France | France, Cour d'appel d'agen, Chambre sociale, 13 décembre 2005, JURITEXT000006946889


ARRÊT DU 13 DÉCEMBRE 2005 CL/SBA ----------------------- 05/00520 ----------------------- Jean-Claude X... C/ S.A. RANDO ----------------------- ARRÊT no 421 COUR D'APPEL D'AGEN Chambre Sociale Prononcé à l'audience publique du treize décembre deux mille cinq par Nicole ROGER, Présidente de Chambre, assistée de Solange BELUS, Greffière, La COUR d'APPEL D'AGEN, CHAMBRE SOCIALE, dans l'affaire ENTRE : Jean-Claude X... né le 1er septembre 1942 à NANTES (44000) 4 rue des Ursulines 65000 TARBES Rep/assistant : Me Martine JAUZE-MOLIERES (avocat au barreau de TOULOUSE) APPELANT d'un jugeme

nt du Conseil de Prud'hommes d'AUCH en date du 7 mars 2005...

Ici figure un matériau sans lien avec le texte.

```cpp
template <bool PRESCALE>
__device__ __forceinline__ void split2_pair(float x0, float x1, unsigned& h, unsigned& l) {
    h2_f32x2 v = {x0, x1};
    if (PRESCALE) v = v * H2_A_PRESCALE;
    const h2_f16x2 hh = __builtin_convertvector(v, h2_f16x2);
    const h2_f32x2 hf = __builtin_convertvector(hh, h2_f32x2);
    const h2_f32x2 r = (v - hf) * H2_LO_SCALE;
    const h2_f16x2 ll = __builtin_convertvector(r, h2_f16x2);
    h = __builtin_bit_cast(unsigned, hh);
    l = __builtin_bit_cast(unsigned, ll);
}

template <bool PRESCALE>
__device__ __forceinline__ void h2_words(float x0, float x1, unsigned& w0, unsigned& w1) {
    unsigned h, l;
    split2_pair<PRESCALE>(x0, x1, h, l);
    w0 = __builtin_amdgcn_perm(l, h, 0x05040100u);
    w1 = __builtin_amdgcn_perm(l, h, 0x07060302u);
}
__device__ __forceinline__ void h2_forms(float x0, float x1, unsigned& f1_0, unsigned& f1_1, unsigned& f2_0, unsigned& f2_1) {
    unsigned h, l;
    split2_pair<false>(x0, x1, h, l);
    f1_0 = h & 0xffffu;
    f1_1 = h >> 16;
    f2_0 = __builtin_amdgcn_perm(h, l, 0x05040100u);
    f2_1 = __builtin_amdgcn_perm(h, l, 0x07060302u);
}

}
```

Baseline: 40350.

## Permute B rows so each lane owns adjacent column pairs; fuse hi/lo split via fma_mix

When TN==2, the B-tile rows are loaded in a permuted order so each lane's two 32-column subtiles hold adjacent output columns. This lets the epilogue emit 64-bit stores and vectorised residual loads, and run GELU on packed pairs. split2_pair now computes the fp16 low residual with inline-asm v_fma_mix instead of convert/subtract/convert; the old path stays for h2_words/h2_forms. A build-time assembly check guards the inline asm against missing wait-state hazards, and assembly generation is parallelised.

```diff
diff --git a/rag4dyg_amd/build.py b/rag4dyg_amd/build.py
--- a/rag4dyg_amd/build.py
+++ b/rag4dyg_amd/build.py
@@ -75,16 +75,10 @@
 }
 
 
-def check_packed_f32_forms(src):
+def check_packed_f32_forms(src, text=None):
     import re
-    import tempfile
-    with tempfile.TemporaryDirectory() as td:
-        asm = os.path.join(td, "k.s")
-        r = subprocess.run([HIPCC, "-O3", "--offload-arch=gfx950", "-std=c++17", "--offload-device-only", "-S", src, "-o", asm],
-                           capture_output=True, text=True)
-        if r.returncode != 0:
-            raise RuntimeError(f"hipcc -S failed for {src}:\n{r.stderr}")
-        text = open(asm).read()
+    if text is None:
+        text = _assembly(src)
     seen = {}
     for ln in re.findall(r"^\s*(v_pk_(?:fma|mul|add)_f32 [^\n;]*)", text, re.M):
         if not re.search(r"\bs\[?\d", ln):
@@ -99,6 +93,42 @@
     return seen
 
 
+H2_ASM_FILES = ("gemm_h2.hip", "gemm_h2p.hip", "attention_h2.hip", "encoder_ops.hip")
+TRANS_OPS = ("v_exp_", "v_log_", "v_rcp_", "v_rsq_", "v_sqrt_", "v_sin_", "v_cos_")
+
+
+def check_h2_asm_neighbours(text, name):
+    import re
+    ins = [ln.strip() for ln in text.split("\n") if re.match(r"\s+[a-z]", ln) and not ln.strip().startswith(".")]
+    regs = lambda tok: set(re.findall(r"\bv\d+\b", tok)) | {f"v{i}" for a, b in re.findall(r"v\[(\d+):(\d+)\]", tok) for i in range(int(a), int(b) + 1)}
+    bad = []
+    for i, ln in enumerate(ins):
+        if not ln.startswith("v_fma_mix"):
+            continue
+        ops = ln.split(None, 1)[1].split(",")
+        dst, srcs = regs(ops[0]), regs(",".join(ops[1:]))
+        if i and ins[i - 1].startswith(TRANS_OPS) and regs(ins[i - 1].split(None, 1)[1].split(",")[0]) & srcs:
+            bad.append((ins[i - 1], ln))
+        for nxt in ins[i + 1:i + 3]:
+            if "dpp" in nxt and regs(",".join(nxt.split(None, 1)[1].split(",")[1:])) & dst:
+                bad.append((ln, nxt))
+    if bad:
+        raise RuntimeError(f"h2.h asm check FAILED for {name}: an inline-asm v_fma_mix* stands where the compiler inserts no wait states: "
+                           f"{bad[:4]} -- let the asm read the result of a plain VALU instruction (csrc/h2.h)")
+    return sum(1 for ln in ins if ln.startswith("v_fma_mix"))
+
+
+def _assembly(src):
+    import tempfile
+    with tempfile.TemporaryDirectory() as td:
+        asm = os.path.join(td, "k.s")
+        r = subprocess.run([HIPCC, "-O3", "--offload-arch=gfx950", "-std=c++17", "--offload-device-only", "-S", src, "-o", asm],
+                           capture_output=True, text=True)
+        if r.returncode != 0:
+            raise RuntimeError(f"hipcc -S failed for {src}:\n{r.stderr}")
+        return open(asm).read()
+
+
 def build_library(force=False, verbose=True):
     os.makedirs(OBJ, exist_ok=True)
     hdr_m = _deps_mtime()
@@ -108,8 +138,13 @@
     for src, (_o, compiled) in zip(sources(), res):
         if compiled and os.path.basename(src) in HANDOFF_KERNELS:
             check_handoff_lowering(src)
-        if compiled and os.path.basename(src) in PACKED_F32_FILES:
-            check_packed_f32_forms(src)
+    todo = [src for src, (_o, compiled) in zip(sources(), res) if compiled and os.path.basename(src) in PACKED_F32_FILES + H2_ASM_FILES]
+    with ThreadPoolExecutor(max_workers=4) as ex:
+        for src, text in zip(todo, ex.map(_assembly, todo)):
+            if os.path.basename(src) in PACKED_F32_FILES:
+                check_packed_f32_forms(src, text)
+            if os.path.basename(src) in H2_ASM_FILES:
+                check_h2_asm_neighbours(text, os.path.basename(src))
     stale = os.path.exists(LIB) and any(os.path.getmtime(o) > os.path.getmtime(LIB) for o in objs)
     if force or stale or any(c for _, c in res) or not os.path.exists(LIB):
         cmd = [HIPCC, "--offload-arch=gfx950", "-shared", "-fPIC", "-o", LIB, *objs]
diff --git a/rag4dyg_amd/csrc/gemm_h2p_body.h b/rag4dyg_amd/csrc/gemm_h2p_body.h
--- a/rag4dyg_amd/csrc/gemm_h2p_body.h
+++ b/rag4dyg_amd/csrc/gemm_h2p_body.h
@@ -4,6 +4,7 @@
     constexpr int NBUF = 3;
     constexpr int NGA = BM / 8 / NW, NGB = BN / 8 / NW;
     constexpr int NDMA = NGA + NGB;
+    constexpr bool PAIRS = TN == 2 && !ROWMAP && EPI != EPI_H2WORDS;
     static_assert(BM == 128 && (BN == 256 || BN == 128) && TM >= 1 && TN >= 1 && (NGA == 2 || NGA == 4) && (NGB == 2 || NGB == 4 || NGB == 8), "tile");
     __shared__ u32x4 lds[NBUF * STAGE];
 
@@ -39,7 +40,8 @@
 #pragma unroll
     for (int i = 0; i < NGB; ++i) {
         const int r = (wid * NGB + i) * 8 + lrow;
-        vb[i] = (unsigned)min(n0 + r, g.N - 1) * (unsigned)(g.K * 4) + 16u * (unsigned)(lslot ^ ((r >> 1) & 7)) + 3072u - 1024u * (i & 3);
+        const int rs = PAIRS ? (r & ~63) + 2 * (r & 31) + ((r >> 5) & 1) : r;
+        vb[i] = (unsigned)min(n0 + rs, g.N - 1) * (unsigned)(g.K * 4) + 16u * (unsigned)(lslot ^ ((r >> 1) & 7)) + 3072u - 1024u * (i & 3);
     }
     const unsigned lds0 = __builtin_amdgcn_readfirstlane((unsigned)(size_t)lds);
     const unsigned wid_s = __builtin_amdgcn_readfirstlane((unsigned)wid);
@@ -146,6 +148,41 @@
         static_assert(EPI == EPI_GELU, "line output: the c_fc epilogue only");
         unsigned char* __restrict__ L = reinterpret_cast<unsigned char*>(Cg);
         const long long row_bytes = (long long)g.N * 4;
+        if constexpr (PAIRS) {
+            const int colp = n0 + wn * WN + 2 * li;
+            const bool col_ok = colp < g.N;
+            const float bias0 = (biasg && col_ok) ? biasg[colp] : 0.f, bias1 = (biasg && col_ok) ? biasg[colp + 1] : 0.f;
+            const int rows_in = min(BM, g.M - m0), cols_in = min(BN, g.N - n0);
+            const __amdgpu_buffer_rsrc_t l_rsrc = __builtin_amdgcn_make_buffer_rsrc(
+                L + (long long)m0 * row_bytes + (long long)n0 * 4, 0, ((rows_in - 1) * g.N + cols_in) * 4, 0x00020000);
+            const int lane_l = (wm * WM + 4 * lh) * (g.N * 4) + (wn * (WN / 32) + (li >> 4)) * 128 + (li & 15) * 4;
+#pragma unroll
+            for (int i = 0; i < TM; ++i) {
+#pragma unroll
+                for (int r2 = 0; r2 < 16; r2 += 2) {
+                    f32x2 va2 = {__builtin_fmaf(acc1[i][0][r2], H2_LO_UNSCALE, acc0[i][0][r2]) * UNS + bias0,
+                                 __builtin_fmaf(acc1[i][0][r2 + 1], H2_LO_UNSCALE, acc0[i][0][r2 + 1]) * UNS + bias0};
+                    f32x2 vb2 = {__builtin_fmaf(acc1[i][1][r2], H2_LO_UNSCALE, acc0[i][1][r2]) * UNS + bias1,
+                                 __builtin_fmaf(acc1[i][1][r2 + 1], H2_LO_UNSCALE, acc0[i][1][r2 + 1]) * UNS + bias1};
+                    va2 = gelu_new2(va2);
+                    vb2 = gelu_new2(vb2);
+                    const f32x2 sa = va2 * H2_A_PRESCALE, sb = vb2 * H2_A_PRESCALE;
+                    const f32x2 qa = va2 * (H2_A_PRESCALE * H2_LO_SCALE), qb = vb2 * (H2_A_PRESCALE * H2_LO_SCALE);
+                    unsigned h[2], l[2];
+                    split2_vq(sa.x, sb.x, qa.x, qb.x, h[0], l[0]);
+                    split2_vq(sa.y, sb.y, qa.y, qb.y, h[1], l[1]);
+#pragma unroll
+                    for (int t = 0; t < 2; ++t) {
+                        const int rr = i * 32 + ((r2 + t) & 3) + 8 * ((r2 + t) >> 2);
+                        if (interior || (m0 + wm * WM + rr + 4 * lh < g.M && col_ok)) {
+                            __builtin_amdgcn_raw_buffer_store_b32(h[t], l_rsrc, lane_l, rr * (g.N * 4), 0);
+                            __builtin_amdgcn_raw_buffer_store_b32(l[t], l_rsrc, lane_l + 64, rr * (g.N * 4), 0);
+                        }
+                    }
+                }
+            }
+            return;
+        }
         const bool odd = li & 1;
 #pragma unroll
         for (int j = 0; j < TN; ++j) {
@@ -177,7 +214,51 @@
         }
         return;
     } else {
-        if (interior) {
+        if constexpr (PAIRS) {
+            if (interior && ((g.ldc | (EPI == EPI_RESIDUAL ? g.ldr : 0)) & 1) == 0) {
+                const int cb = n0 + wn * WN;
+                const int lane_c = ((wm * WM + 4 * lh) * g.ldc + wn * WN + 2 * li) * 4;
+                const int lane_r = ((wm * WM + 4 * lh) * g.ldr + wn * WN + 2 * li) * 4;
+                const __amdgpu_buffer_rsrc_t c_rsrc = __builtin_amdgcn_make_buffer_rsrc(
+                    C + (long long)m0 * g.ldc + n0, 0, ((BM - 1) * g.ldc + BN) * 4, 0x00020000);
+                const __amdgpu_buffer_rsrc_t r_rsrc = __builtin_amdgcn_make_buffer_rsrc(
+                    const_cast<float*>(EPI == EPI_RESIDUAL ? residg + (long long)m0 * g.ldr + n0 : Cg), 0,
+                    EPI == EPI_RESIDUAL ? ((BM - 1) * g.ldr + BN) * 4 : 0, 0x00020000);
+                const float bias0 = biasg ? biasg[cb + 2 * li] : 0.f, bias1 = biasg ? biasg[cb + 2 * li + 1] : 0.f;
+#pragma unroll
+                for (int i = 0; i < TM; ++i) {
+                    u32x2 res[16];
+                    if (EPI == EPI_RESIDUAL) {
+#pragma unroll
+                        for (int r = 0; r < 16; ++r)
+                            res[r] = __builtin_amdgcn_raw_buffer_load_b64(r_rsrc, lane_r, ((i * 32 + (r & 3) + 8 * (r >> 2)) * g.ldr) * 4, 0);
+                    }
+                    unsigned o[2][16];
+#pragma unroll
+                    for (int r2 = 0; r2 < 16; r2 += 2) {
+#pragma unroll
+                        for (int j = 0; j < 2; ++j) {
+                            const float bias = j ? bias1 : bias0;
+                            f32x2 v2 = {__builtin_fmaf(acc1[i][j][r2], H2_LO_UNSCALE, acc0[i][j][r2]) * UNS + bias,
+                                         __builtin_fmaf(acc1[i][j][r2 + 1], H2_LO_UNSCALE, acc0[i][j][r2 + 1]) * UNS + bias};
+                            if (EPI == EPI_GELU) v2 = gelu_new2(v2);
+                            else if (EPI == EPI_RESIDUAL) {
+                                v2.x += __builtin_bit_cast(float, j ? res[r2].y : res[r2].x);
+                                v2.y += __builtin_bit_cast(float, j ? res[r2 + 1].y : res[r2 + 1].x);
+                            }
+                            const float vx = v2.x, vy = v2.y;
+                            o[j][r2] = __builtin_bit_cast(unsigned int, vx); o[j][r2 + 1] = __builtin_bit_cast(unsigned int, vy);
+                        }
+                    }
+#pragma unroll
+                    for (int r = 0; r < 16; ++r) {
+                        const u32x2 w = {o[0][r], o[1][r]};
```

ARRÊT DU 13 DÉCEMBRE 2005 CL/SBA ----------------------- 05/00520 ----------------------- Jean-Claude X... C/ S.A. RANDO ----------------------- ARRÊT no 421 COUR D'APPEL D'AGEN Chambre Sociale Prononcé à l'audience publique du treize décembre deux mille cinq par Nicole ROGER, Présidente de Chambre, assistée de Solange BELUS, Greffière, La COUR d'APPEL D'AGEN, CHAMBRE SOCIALE, dans l'affaire ENTRE : Jean-Claude X... né le 1er septembre 1942 à NANTES (44000) 4 rue des Ursulines 65000 TARBES Rep/assistant : Me Martine JAUZE-MOLIERES (avocat au barreau de TOULOUSE) APPELANT d'un jugement du Conseil de Prud'hommes d'AUCH en date du 7 mars 2005 d'une part, ET : S.A. RANDO 4 rue du Maye Lane 65420 IBOS Rep/assistant : Me Bruno VITAL-MAREILLE (avocat au barreau de BORDEAUX) INTIMÉE

d'autre part,

A rendu l'arrêt contradictoire suivant après que la cause ait été débattue et plaidée en audience publique le 15 novembre 2005 devant Nicole ROGER, Présidente de Chambre, Catherine LATRABE et Françoise MARTRES, Conseillères, assistées de Solange BELUS, Greffière, et après qu'il en ait été délibéré par les magistrats du siège ayant assisté aux débats, les parties ayant été avisées de la date à laquelle l'arrêt serait rendu. * * * FAITS ET PROCÉDURE

En 1976, Jean-Claude X... a été à l'initiative de la création de l'Association Randonnées Pyrénéennes ayant pour objet de créer des hébergements "gîtes étapes" sur le massif pyrénéen, de favoriser leur fréquentation par les randonneurs et de développer l'économie locale. L'association ayant été amenée à développer une activité commerciale (fabrication de la cartographie, publications dédiées à la randonnée et à la montagne en général), une société a été créée en 1992, sous la dénomination de S.A. RANDO.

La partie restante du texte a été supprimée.